# flash4242/Promptable-Counterfactual-GAN

Hardware: AMD Instinct MI355X
Metric: images/sec (G+D step) MNIST-28 cDCGAN bs512 @1/2/4/8 MI355X; % MFMA roofline (higher is better)
Workload: dtype f32

## Files before the change

include/pcgan_hip.h:

```cpp
#ifndef PCGAN_HIP_H
#define PCGAN_HIP_H

#include <stddef.h>
#include <stdint.h>

#ifdef __cplusplus
extern "C" {
#endif

typedef void* pcg_stream_t;

typedef enum pcg_status {
  PCG_OK = 0,
  PCG_ERR_INVALID = -1,
  PCG_ERR_WORKSPACE = -2,
  PCG_ERR_LAUNCH = -3,
  PCG_ERR_UNSUPPORTED = -4
} pcg_status;

typedef enum pcg_act {
  PCG_ACT_NONE = 0,
  PCG_ACT_RELU = 1,
  PCG_ACT_LRELU = 2,
  PCG_ACT_TANH = 3,
// ... 49 lines not shown
                         int64_t* num_batches_tracked, const float* gamma, const float* beta, float* coef_out ,
                         void* workspace, size_t workspace_bytes, pcg_stream_t stream);
int pcg_conv2d_dgrad_bn_xf(const pcg_conv_geom* g, const float* dy, const pcg_in_xform* xf, const float* w, const float* bias_x, float* dx,
                           float eps, float momentum, float* save_mean, float* save_invstd, float* running_mean, float* running_var,
                           int64_t* num_batches_tracked, const float* gamma, const float* beta, float* coef_out ,
                           void* workspace, size_t workspace_bytes, pcg_stream_t stream);
int pcg_conv2d_fwd_xf(const pcg_conv_geom* g, const float* x, const pcg_in_xform* xf, const float* w, const float* bias, int act,
                      float slope, float* y, void* workspace , size_t workspace_bytes, pcg_stream_t stream);
int pcg_conv2d_dgrad_xf(const pcg_conv_geom* g, const float* dy, const pcg_in_xform* xf, const float* w, const float* bias_x, int act,
                        float slope, float* dx, void* workspace , size_t workspace_bytes, pcg_stream_t stream);
int pcg_conv2d_wgrad_xf(const pcg_conv_geom* g, const float* x, const pcg_in_xform* xf_x, const float* dy, const pcg_in_xform* xf_dy,
                        float* dw, int accumulate, void* workspace, size_t workspace_bytes, pcg_stream_t stream);
int pcg_conv2d_dgrad_mask(const pcg_conv_geom* g, const float* dy, const float* w, const float* a_below, int act, float slope,
                          float* dx, void* workspace , size_t workspace_bytes, pcg_stream_t stream);
int32_t pcg_conv2d_dgrad_mask_thin_ok(const pcg_conv_geom* g);
int32_t pcg_conv2d_xf_thin_ok(const pcg_conv_geom* g);
int pcg_conv2d_fwd_add_mask(const pcg_conv_geom* g, const float* x, const float* w, const float* addend, const float* a_below, int act,
                            float slope, float* y, pcg_stream_t stream);
int pcg_conv2d_dgrad_add_mask(const pcg_conv_geom* g, const float* dy, const float* w, const float* addend, const float* a_below, int act,
                              float slope, float* dx, pcg_stream_t stream);
int pcg_conv2d_fwd_mask(const pcg_conv_geom* g, const float* x, const float* w, const float* a_below, int act, float slope,
                        float* y, void* workspace , size_t workspace_bytes, pcg_stream_t stream);
int pcg_conv2d_dgrad_bnbwd(const pcg_conv_geom* g, const float* dy, const float* w, const float* z_below, const float* mean,
                           const float* invstd, const float* gamma, const float* beta, int act, float slope, float* dx,
                           void* partial, size_t partial_bytes, pcg_stream_t stream);
int pcg_conv2d_fwd_bnbwd(const pcg_conv_geom* g, const float* x, const float* w, const float* z_below, const float* mean,
                         const float* invstd, const float* gamma, const float* beta, int act, float slope, float* y,
                         void* partial, size_t partial_bytes, pcg_stream_t stream);
int pcg_conv2d_dgrad_add(const pcg_conv_geom* g, const float* dy, const float* w, const float* addend, float* dx,
                         void* workspace , size_t workspace_bytes, pcg_stream_t stream);
// ... 440 lines not shown
```

promptable-counterfactual-gan_amd/_lib.py:

```python
import ctypes
import os

import torch

_HERE = os.path.dirname(os.path.abspath(__file__))
LIB_PATH = os.environ.get("PCG_LIB") or os.path.join(_HERE, "libpcgan_hip.so")

PCG_OK = 0
ACT_NONE, ACT_RELU, ACT_LRELU, ACT_TANH, ACT_SIGMOID = 0, 1, 2, 3, 4


class PcgError(RuntimeError):
    pass


class ConvGeom(ctypes.Structure):

    _fields_ = [(n, ctypes.c_int32) for n in ("B", "IH", "IW", "Cin", "OH", "OW", "Cout", "KH", "KW", "stride", "pad")]

    def key(self):
        return tuple(getattr(self, n) for n, _ in self._fields_)


_I, _P = ctypes.c_int32, ctypes.c_void_p
# ... 95 lines not shown
    "pcg_calib_mfma_workspace_bytes": (_sz, [_i32]),
    "pcg_calib_mfma": (_i, [_i32, _i32, _vp, _sz, _c.POINTER(_d), _c.POINTER(_c.c_uint64), _vp]),
    "pcg_calib_copy": (_i, [_vp, _vp, _i64, _vp]),
    "pcg_conv2d_fwd_workspace_bytes": (_sz, [_gp]),
    "pcg_conv2d_dgrad_workspace_bytes": (_sz, [_gp]),
    "pcg_conv2d_fwd": (_i, [_gp, _vp, _vp, _vp, _vp, _vp, _sz, _vp]),
    "pcg_conv2d_dgrad": (_i, [_gp, _vp, _vp, _vp, _vp, _vp, _sz, _vp]),
    "pcg_conv2d_fwd_act": (_i, [_gp, _vp, _vp, _vp, _i, _f, _vp, _vp, _sz, _vp]),
    "pcg_conv2d_dgrad_act": (_i, [_gp, _vp, _vp, _vp, _i, _f, _vp, _vp, _sz, _vp]),
    "pcg_conv2d_fwd_bn_workspace_bytes": (_sz, [_gp]),
    "pcg_conv2d_dgrad_bn_workspace_bytes": (_sz, [_gp]),
    "pcg_conv2d_fwd_bn": (_i, [_gp, _vp, _vp, _vp, _vp, _f, _f, _vp, _vp, _vp, _vp, _vp, _vp, _sz, _vp]),
    "pcg_conv2d_dgrad_bn": (_i, [_gp, _vp, _vp, _vp, _vp, _f, _f, _vp, _vp, _vp, _vp, _vp, _vp, _sz, _vp]),
    "pcg_conv2d_dgrad_mask": (_i, [_gp, _vp, _vp, _vp, _i, _f, _vp, _vp, _sz, _vp]),
    "pcg_conv2d_dgrad_mask_thin_ok": (_i32, [_gp]),
    "pcg_conv2d_xf_thin_ok": (_i32, [_gp]),
    "pcg_conv2d_fwd_add_mask": (_i, [_gp, _vp, _vp, _vp, _vp, _i, _f, _vp, _vp]),
    "pcg_conv2d_dgrad_add_mask": (_i, [_gp, _vp, _vp, _vp, _vp, _i, _f, _vp, _vp]),
    "pcg_conv2d_fwd_mask": (_i, [_gp, _vp, _vp, _vp, _i, _f, _vp, _vp, _sz, _vp]),
    "pcg_conv2d_dgrad_bnbwd": (_i, [_gp, _vp, _vp, _vp, _vp, _vp, _vp, _vp, _i, _f, _vp, _vp, _sz, _vp]),
    "pcg_conv2d_fwd_bnbwd": (_i, [_gp, _vp, _vp, _vp, _vp, _vp, _vp, _vp, _i, _f, _vp, _vp, _sz, _vp]),
    "pcg_conv2d_dgrad_add": (_i, [_gp, _vp, _vp, _vp, _vp, _vp, _sz, _vp]),
    "pcg_conv2d_fwd_bn_partial_rows": (_c.c_int32, [_gp]),
    "pcg_conv2d_dgrad_bn_partial_rows": (_c.c_int32, [_gp]),
    "pcg_bn_bwd_partial_workspace_bytes": (_sz, [_c.c_int32]),
    "pcg_bn_bwd_partial": (_i, [_vp, _vp, _i64, _c.c_int32, _vp, _vp, _vp, _vp, _c.c_int32, _vp, _vp, _vp, _i, _vp, _sz, _vp]),
    "pcg_conv2d_fwd_bn_xf": (_i, [_gp, _vp, _xp, _vp, _vp, _vp, _f, _f, _vp, _vp, _vp, _vp, _vp, _vp, _vp, _vp, _vp, _sz, _vp]),
    "pcg_conv2d_dgrad_bn_xf": (_i, [_gp, _vp, _xp, _vp, _vp, _vp, _f, _f, _vp, _vp, _vp, _vp, _vp, _vp, _vp, _vp, _vp, _sz, _vp]),
    "pcg_conv2d_fwd_xf": (_i, [_gp, _vp, _xp, _vp, _vp, _i, _f, _vp, _vp, _sz, _vp]),
    "pcg_conv2d_dgrad_xf": (_i, [_gp, _vp, _xp, _vp, _vp, _i, _f, _vp, _vp, _sz, _vp]),
# ... 177 lines not shown
```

REQUIRED WORK
Report the number of lines in the entries where the word "path" occurs, and add nothing else.

SOLUTION TO THE PROBLEM
2